The next level is creating artificial surfaces designed specifically for their ability to protect us against Covid-19 or other viruses.
That’s something scientists, innovators and educators at the MacDiarmid Institute for Advanced Materials and Nanotechnology are specifically looking at, with different researchers taking different paths.
For example, associate professor Volker Nock from the University of Canterbury is looking at whether we could mimic plant structures to create a protective surface.
“Plants are thought to actively encourage development of healthy and balanced communities of beneficial microorganisms on their leaves, similar to what happens in our gut,” he says. “Such healthy communities tend to be very good at keeping the less beneficial varieties at bay.”
Nock is talking about the possibilities from biomimicry – innovation inspired by nature. It’s increasingly popular in science.
Think kingfishers inspiring bullet trains, velcro mimicking the tiny hooks on burrs, or lotus leaves influencing the creation of super-waterproof surfaces.
“It’s not too far-fetched that if we learn that certain nano-structures help plants keep their leaves healthy, we could also copy these structures onto say door handles and other surfaces we touch.”
Meanwhile, associate professor Geoff Willmott from the University of Auckland is also looking at surfaces, in particular whether we can manipulate the chemical make-up or the structure of a surface, from a nano particle level, to stop viruses.
That could either be by making the surface really rough, or by making it really slippery, like the lotus leaf, so droplet-borne viruses like Covid-19 just can’t stick.
“There’s a cool technology coming out of RMIT in Melbourne where surfaces have spikes on them which kill bacteria and don’t allow them to grow.”
Auckland University senior lecturer Dr Jenny Malmström is also looking at creating nanotechnology surfaces that hinder the spread of viruses. This is important because viruses can sit on surfaces for days and infect the next person that comes along.

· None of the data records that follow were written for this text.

template <bool LONG, class LT> RS_DEV void phase_move(const KTab &T, const LT &L, const Grid &gnew, const State &G, const KParams &P, int env, size_t eo,
                       int t, bool last_tick, bool more, int s, int &active, int &halted, int &top) {
    const Aux ax = L.aux[s];
    const Node me = L.node[s];
    const int k = me.trip;
    int lane = ax.lane;
#ifdef RS_EMU_DEBUG
    {
        static int moved_at[65536];
        if (moved_at[s] == t + 1) { printf("slot %d moved twice in tick %d: fl %x lane %d trip %d\n", s, t, me.fl, lane, k); fflush(stdout); abort(); }
        moved_at[s] = t + 1;
    }
#endif
#ifdef RS_FIELD_LOADS
    LaneRec LR = rec_load16(T.lanes(), lane);
#endif
    uint32_t nb = T.notbest()[ax.rq];
    uint32_t kw = 0;
    if (more && (ax.nlink & NLINK_ARR)) kw = link_reg_word(T, ax.nlink);
    const float sfv = sf_of(me.sfq);
    float tl = G.tloss()[eo + s];
#ifndef RS_FIELD_LOADS
    LaneRec LR = rec_load16(T.lanes(), lane);
#endif
    const int sw = ax.swait;
    int swn = sw;
    const float vn = L.vnx[s];
    int rq = ax.rq;
    uint16_t nlink = ax.nlink;
    int link = (int)(nlink & 0x7FFF);
    bool relink = false;
    int side = 0;
    RS_ASSERT(LONG || (!(me.fl & (LCT_LEFT | LCT_RIGHT | LCT_SWAP_LEFT | LCT_SWAP_RIGHT)) && !(me.pos + vn > LR.len)))
    if (LONG && (me.fl & (LCT_LEFT | LCT_RIGHT | LCT_SWAP_LEFT | LCT_SWAP_RIGHT))) {
        if ((me.fl & (LCT_LEFT | LCT_RIGHT)) && !(me.pos + vn > LR.len)) side = (me.fl & LCT_LEFT) ? +1 : -1;
        else if (me.fl & (LCT_SWAP_LEFT | LCT_SWAP_RIGHT)) side = (me.fl & LCT_SWAP_LEFT) ? +1 : -1;
    }
    if (LONG && side) {
        lane += side;
        LR = rec_load16(T.lanes(), lane);
        nlink = cache_link(T, LR, lane, rq, k);
        link = (int)(nlink & 0x7FFF);
        relink = true;
    }
    const float vref = LR.vmax * sfv;
    if (last_tick && (P.out_mask & OUT_VEH_ACCEL)) G.accel()[eo + s] = vn - me.speed;
    if (vn <= RM_HALT_SPEED) {
        if (sw < 65535) swn = sw + 1;
        halted += 1;
        if (G.trip_log) { const int wt = G.wtot()[eo + s]; if (wt < 65535) G.wtot()[eo + s] = (uint16_t)(wt + 1); }
    } else swn = 0;
    if (vref > 0.0f && vn < vref) { tl += RS_DIV(vref - vn, vref); G.tloss()[eo + s] = tl; }
    float x = me.pos + vn;
    bool arrived = false;
    if (LONG) for (int it = 0; it < 16; ++it) {
        if (!(x > LR.len)) break;
        const bool li = (LR.flags & LF_INTERNAL) != 0;
        if (link == NLINK_NONE) {
            if (!li && T.rsteps()[rq].next_edge == 0xFFFF) arrived = true; else x = LR.len;
            break;
        }
        x -= LR.len;
        if (!li) rq += 1;
        {
            const LinkRec Km = link_load(T.links(), link);
            lane = Km.to_lane;
            LR = Km.dest;
        }
        nlink = cache_link(T, LR, lane, rq, k);
        link = (int)(nlink & 0x7FFF);
        relink = true;
    }
    if (LONG && arrived) {
        Aux na = ax; na.lane = LANE_NONE; na.swait = 0;
        L.aux[s] = na;
        L.node[s].trip = TRIP_NONE; L.node[s].fl = (uint8_t)(me.fl & fl_mh(t));
        rs_atomic_and(&L.alive[s >> 5], ~(1u << (s & 31)));
        {
            const int ow = G.owner()[eo + s];
            if (ow != (int)OWNER_NONE) rs_atomic_add(&L.sig_dep[ow], 1);
        }
        G.owner()[eo + s] = OWNER_NONE; G.rwait()[eo + s] = 0;
        rs_atomic_add(&L.sc[SC_NACT], -1);
        rs_atomic_add(&L.sc[SC_STATS + ST_ARRIVED], 1);
        rs_atomic_add(&L.sc[SC_STATS + ST_DURATION], t + 1 - (int)G.depart()[eo + s]);
        rs_atomic_add(&L.sc[SC_STATS + ST_TLOSS], (int)(tl * 1024.0f + 0.5f));
        if (G.trip_log) {
            int32_t *r = G.trip_log + ((size_t)env * T.n_trips + k) * 4;
            r[0] = (int)G.depart()[eo + s]; r[1] = t + 1; r[2] = (int)(tl * 1024.0f + 0.5f); r[3] = (int)G.wtot()[eo + s];
        }
        return;
    }
    active += 1;
    if (s + 1 > top) top = s + 1;
    Aux na = ax;
    na.lane = (uint16_t)lane; na.rq = (uint16_t)rq; na.swait = (uint16_t)swn;
    if (LONG && relink) na.nlink = nlink;
    L.aux[s] = na;
    Node nn = me;
    nn.pos = x; nn.speed = vn; nn.fl = (uint8_t)(me.fl & fl_mh(t));
    nn.nxt = grid_push(gnew, LR.cell0 + cell_of(L, x, lane_cells(L, LR)), s, vn > RM_HALT_SPEED);
    if (more) {
        if (LONG && relink) { nb = T.notbest()[rq]; if (na.nlink & NLINK_ARR) kw = link_reg_word(T, na.nlink); }
        nn.fl |= classify(T, L, s, L.vtp + me.vt * VT_COLS, vn, x, LR, lane, rq, nb, k, sfv, t + 1);
        L.node[s] = nn;
        if ((na.nlink & NLINK_ARR) && vn > RM_HALT_SPEED) register_approach_w(T, L, kw, vn, x, LR.len, me.vt);
    } else L.node[s] = nn;
    (void)P;
}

These surfaces work a bit like a nano-velcro, where the virus attaches so firmly it would be unlikely to be picked up by someone else afterwards.
Malmström says there are three areas of research that look promising.
The first is creating non-stick surface coatings – “think your teflon pan for a virus”, she says. “There is a lot of science already on anti-fouling surfaces used in fields from the shipping industry to the medical field or food technology.”
The second involves surfaces that do the opposite, she says. “They work a bit like a nano-velcro, where the virus attaches so firmly it would be unlikely to be picked up by someone else afterwards.”
The third, and perhaps most obvious, Malmström says, is creating materials and coatings that can destroy or kill the virus.
“Certain metals like copper and silver are known to kill bacteria and that’s why we often see copper surfaces in hospitals. But there are also chemical coatings that work by punching bacteria, a bit like a nano-sword, and these types of materials are also being explored as anti-viral coatings.”
So how close are these clever anti-viral surfaces to hitting a door knob, a light switch or a lift panel near us soon?
It could take a while before these things are in commercial production, Malmström says.
“I think it’s unlikely we will have a magic bullet for our everyday items any time soon, but I do think successful strategies are likely to combine several mechanisms. So you might see a coating that is trying to reduce the attachment of a virus, while at the same time it’s trying to destroy a virus that does attach.”